Yes .013 airless and .015 AAA.


----------



## Xmark (Apr 15, 2012)

robladd said:


> Yes .013 airless and .015 AAA.


How did they come out? did you thin it? I'm not sure what brand i'll match it to.benjamin moore doesn't really have a good paint i like for doors and trim imo.

i might try dulux diamond semigloss .i like their exterior satin to spray on doors outside.


----------



## robladd (Nov 22, 2010)

Xmark said:


> How did they come out? did you thin it? I'm not sure what brand i'll match it to.benjamin moore doesn't really have a good paint i like for doors and trim imo.
> 
> i might try dulux diamond semigloss .i like their exterior satin to spray on doors outside.


Good I double passed all the jambs and crossed hatched the doors. The only tip I can give you is to get good solid coverage or it will flash on you.


----------



## jack pauhl (Nov 10, 2008)

Trim 209 Doors 311


----------



## jack pauhl (Nov 10, 2008)

Sprayed these yesterday with a 209. This was going over bare poplar with the pressure dropped. This is the 1st coat of 3. No reduction.

The top photo is from the same area in the video





Obviously spraying previously painted or pre-primed trim would be different than this video. I am applying a saturation coat in this video with the pressure dropped.


----------



## NCPaint1 (Aug 6, 2009)

Looks like its on waaaaaaay to heavy there Jack.


----------



## jack pauhl (Nov 10, 2008)

NCPaint1 said:


> Looks like its on waaaaaaay to heavy there Jack.


Intentionally. Poplar takes anything you put over it and PP lays tight when dry. Guys experiencing bubbles priming over wood with an airless means the open grain was not sealed properly. One way prevent or minimize it is to be certain the 1st coat over wood is saturated. Often a non-issue with a brush because its worked into the grain. Having pressure dropped helps a great deal too for the 1st prime coat


----------



## 1963 Sovereign (Dec 14, 2011)

NCPaint1 said:


> Looks like its on waaaaaaay to heavy there Jack.


pretty sure if you came back and looked at that same area in 45 minutes,most of it would have soaked in and looked like it filled the pores in quite nicely.


----------



## NCPaint1 (Aug 6, 2009)

1963 Sovereign said:


> pretty sure if you came back and looked at that same area in 45 minutes,most of it would have soaked in and looked like it filled the pores in quite nicely.

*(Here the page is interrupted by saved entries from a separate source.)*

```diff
@@ -968,6 +966,7 @@
   }
   ctx->peer_x[peer_rank] = peer->xblk;
   ctx->peer_x_ipc[peer_rank] = false;
+  if (peer->device == ctx->device) ctx->shares_gpu = true;
   return DSGD_OK;
 }
 
diff --git a/distributed_sgd_b200/csrc/dsgd_persistent.cuh b/distributed_sgd_b200/csrc/dsgd_persistent.cuh
--- a/distributed_sgd_b200/csrc/dsgd_persistent.cuh
+++ b/distributed_sgd_b200/csrc/dsgd_persistent.cuh
@@ -21,7 +21,6 @@
   double2 *rec[3];
   const double *d;
   unsigned long long *acc;
-  unsigned *hinge;
   double *losses;
   double *w_out;
   float *w32_out;
@@ -183,6 +182,17 @@
 __device__ __forceinline__ void acc_push(unsigned long long *acc, double sd, double sn) {
   acc_push_one(acc + 0, acc + 6, sd);
   acc_push_one(acc + 3, acc + 6, sn);
+}
+__device__ __forceinline__ void loss_terms_read(const unsigned long long *lt, int lane, double &sn, double &hinge) {
+  unsigned long long q0 = 0, q1 = 0;
+  if (lane < 3)
+    asm volatile("ld.relaxed.gpu.global.v2.u64 {%0, %1}, [%2];" : "=l"(q0), "=l"(q1) : "l"(lt + 2 * lane) : "memory");
+  long long l[5];
+#pragma unroll
+  for (int i = 0; i < 5; ++i) l[i] = (long long)__shfl_sync(0xffffffffu, (i & 1) ? q1 : q0, i >> 1);
+  sn = ((double)l[0] * 0x1p-80 + (double)l[1] * 0x1p-40) + (double)l[2];
+  if (l[3] != 0) sn = __longlong_as_double(0x7ff8000000000000ll);
+  hinge = (double)(unsigned long long)l[4];
 }
 __device__ __forceinline__ void acc_read(const unsigned long long *acc, int lane, double &sd, double &sn) {
   unsigned long long q0 = 0, q1 = 0;
@@ -422,7 +432,7 @@
   return hinge;
 }
 
-template <int kCons, int kUpd, int kStages, int kStagePairs, int kMaxChunks, bool kMulti>
+template <int kCons, int kUpd, int kStages, int kStagePairs, int kMaxChunks, bool kMulti, int kUpdCols>
 __global__ void __launch_bounds__((kCons + kUpd + 1) * 32, 1) k_sync_persistent(const PersistParams p) {
   using Smem = PersistSmem<kCons, kUpd, kStages, kStagePairs, kMaxChunks>;
   extern __shared__ __align__(128) unsigned char smem_raw[];
@@ -541,15 +551,12 @@
   const bool col_act = kMulti && (int)threadIdx.x < slice && j_col <= p.dim;
   const int col_word = j_col >> 5;
   unsigned long long st_val = 0, st_bm = 0;
-  constexpr int kUpdCols = 2;
   double wreg[kUpdCols], dreg[kUpdCols];
-  int ttl[kUpdCols];
-  bool gnz[kUpdCols];
+  static_assert(3 * kUpdCols <= 32, "column state bits");
+  unsigned cst = 0u;
 #pragma unroll
   for (int i = 0; i < kUpdCols; ++i) {
     wreg[i] = dreg[i] = 0.0;
-    ttl[i] = 0;
-    gnz[i] = false;
     if constexpr (!kMulti) {
       const int j = u0 + i * n_upd;
       if (is_upd && j < p.dim) { wreg[i] = __ldcg(&p.rec[2][j].x); dreg[i] = __ldg(&p.d[j]); }
@@ -561,6 +568,8 @@
 
   int gi_prev = (int)((base + 2) % 3), gi_cur = (int)(base % 3), gi_next = (int)((base + 1) % 3);
   int ti_prev = 2, ti_cur = 0, ti_next = 1;
+  double sn_defer = 0.0;
+  bool sd_ovf1 = false, sd_ovf2 = false;
   for (int64_t T = base; T <= base + S; ++T) {
     const int64_t t = T - base;
     const bool first = (t == 0), last = (t == S);
@@ -570,6 +579,9 @@
     const unsigned long long *acc_prev = p.acc + (size_t)ti_prev * kAccStride;
     unsigned long long *acc_cur = p.acc + (size_t)ti_cur * kAccStride;
     unsigned long long *acc_next = p.acc + (size_t)ti_next * kAccStride;
+    unsigned long long *lt_prev = p.acc + (size_t)(3 + ti_prev) * kAccStride;
+    unsigned long long *lt_cur = p.acc + (size_t)(3 + ti_cur) * kAccStride;
+    unsigned long long *lt_next = p.acc + (size_t)(3 + ti_next) * kAccStride;
     const double2 *Rprev = p.rec[ti_prev];
     double2 *Rcur = p.rec[ti_cur];
     double2 *Rnext = p.rec[ti_next];
@@ -590,14 +602,26 @@
         acc_read(acc_prev, lane, sd, sn);
         c_prev = p.lambda * 2.0 * sd;
         nrm_prev = sn;
+        sd_ovf2 = sd_ovf1;
+        sd_ovf1 = sd != sd;
       }
       if (blockIdx.x == 0 && lane < 8) acc_next[lane] = 0ull;
       if (lane == 0) {
         sm.c_val[t & 1] = c_prev;
         sm.nrm_val[t & 1] = nrm_prev;
         mbar_arrive(&sm.c_bar[t & 1]);
-        if (!kMulti && p.losses && blockIdx.x == 0)
-          p.losses[t - 1] = p.lambda * nrm_prev + (double)__ldcg(&p.hinge[t - 1]) / (double)B;
+        if (!kMulti && p.losses && sn_defer != 0.0) acc_push_one(lt_prev, lt_prev + 3, sn_defer);
+      }
+      if constexpr (!kMulti) {
+        if (blockIdx.x == 0) {
+          if (p.losses && t >= 2) {
+            double sn2, h2;
+            loss_terms_read(lt_next, lane, sn2, h2);
+            if (lane == 0) p.losses[t - 2] = sd_ovf2 ? __longlong_as_double(0x7ff8000000000000ll) : p.lambda * sn2 + h2 / (double)B;
+          }
+          __syncwarp();
+          if (lane < 8) lt_next[lane] = 0ull;
+        }
       }
       __syncwarp();
       DSGD_TL(9);
@@ -617,7 +641,12 @@
           double sd = 0.0, sn = 0.0;
 #pragma unroll
           for (int i = kMulti ? 0 : kCons; i < kCons + kUpd; ++i) { sd += sm.red[i][0]; sn += sm.red[i][1]; }
-          if (sd != 0.0 || sn != 0.0) acc_push(acc_cur, sd, sn);
+          if (kMulti || last) {
+            if (sd != 0.0 || sn != 0.0) acc_push(acc_cur, sd, sn);
+          } else {
+            if (sd != 0.0) acc_push_one(acc_cur + 0, acc_cur + 6, sd);
+            sn_defer = sn;
+          }
         }
         __syncwarp();
       }
@@ -803,13 +832,15 @@
         for (int i = 0; i < kUpdCols; ++i) {
           const int j = u0 + i * n_upd;
           if (j < p.dim) {
+            unsigned ttl = (cst >> (3 * i)) & 3u;
+            const bool gnz = (cst >> (3 * i + 2)) & 1u;
             if (gv[i] != 0.0) {
               wreg[i] = apply_update(wreg[i], gv[i], c_prev, add_c, p.k_den, lr);
-              ttl[i] = 3;
+              ttl = 3u;
             }
-            if (ttl[i] > 0) { Rcur[j].x = wreg[i]; --ttl[i]; }
-            if (gnz[i]) Rnext[j].y = 0.0;
-            gnz[i] = gv[i] != 0.0;
+            if (ttl > 0u) { Rcur[j].x = wreg[i]; --ttl; }
+            if (gnz) Rnext[j].y = 0.0;
+            cst = (cst & ~(7u << (3 * i))) | ((ttl | ((gv[i] != 0.0) ? 4u : 0u)) << (3 * i));
             pd += filt(wreg[i] * dreg[i]);
             pn += wreg[i] * wreg[i];
           }
@@ -839,19 +870,18 @@
         tl_row[13] = mc;
         tl_row[14] = mu;
       }
+      const unsigned h = last ? 0u : sm.hinge_acc;
       if (!last) {
-        const unsigned h = sm.hinge_acc;
         if constexpr (kMulti) {
           if (h) red_add_f64(&Gcur[p.dim], (double)h);
           if (blockIdx.x == 0) red_add_f64(&Gcur[p.dim], (double)B * 4294967296.0);
-        } else {
-          if (h) atomicAdd(&p.hinge[t], h);
         }
         sm.hinge_acc = 0u;
       }
       if (tl_rec) tl_rec[0] = global_ns();
       else if (tl_row) tl_row[6] = clock64();
       bool bar_ok = grid_barrier_arrive_wait(p.bar, phase * (unsigned)G, p.abort_flag, p.timeout_cycles);
+      if (!kMulti && h && p.losses) red_add_u64(lt_cur + 4, h);
       if (*(volatile int *)&sm.ok == 0) { *(volatile int *)p.abort_flag = 1; bar_ok = false; }
       sm.ok = bar_ok ? 1 : 0;
       if (tl_rec) tl_rec[1] = global_ns();
@@ -867,6 +897,11 @@
     double sd, sn;
     acc_read(p.acc + (size_t)ti_prev * kAccStride, lane, sd, sn);
     if (lane == 0) { p.scal[kScalC] = p.lambda * 2.0 * sd; p.scal[kScalNrm2] = sn; }
+    if (!kMulti && p.losses) {
+      double sn1, h1;
+      loss_terms_read(p.acc + (size_t)(3 + ti_next) * kAccStride, lane, sn1, h1);
+      if (lane == 0) p.losses[S - 1] = sd_ovf1 ? __longlong_as_double(0x7ff8000000000000ll) : p.lambda * sn1 + h1 / (double)B;
+    }
   }
   if constexpr (kMulti) {
     const unsigned long long *LW = p.llw[(base + S) & 1];
```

Or, run/sagged down the casing. I don't think its on heavy enough to do that, but its close. At least it looks it from the pic.


----------



## 1963 Sovereign (Dec 14, 2011)

NC,are you still located on haggerty road or moved since then?


----------



## jack pauhl (Nov 10, 2008)

It's heavy but none of that sagged. That film is not far off from the 2nd coat application. I'll try to make a video of each coat on that same piece.


----------



## Rcon (Nov 19, 2009)

Xmark said:


> i might try dulux diamond semigloss .i like their exterior satin to spray on doors outside.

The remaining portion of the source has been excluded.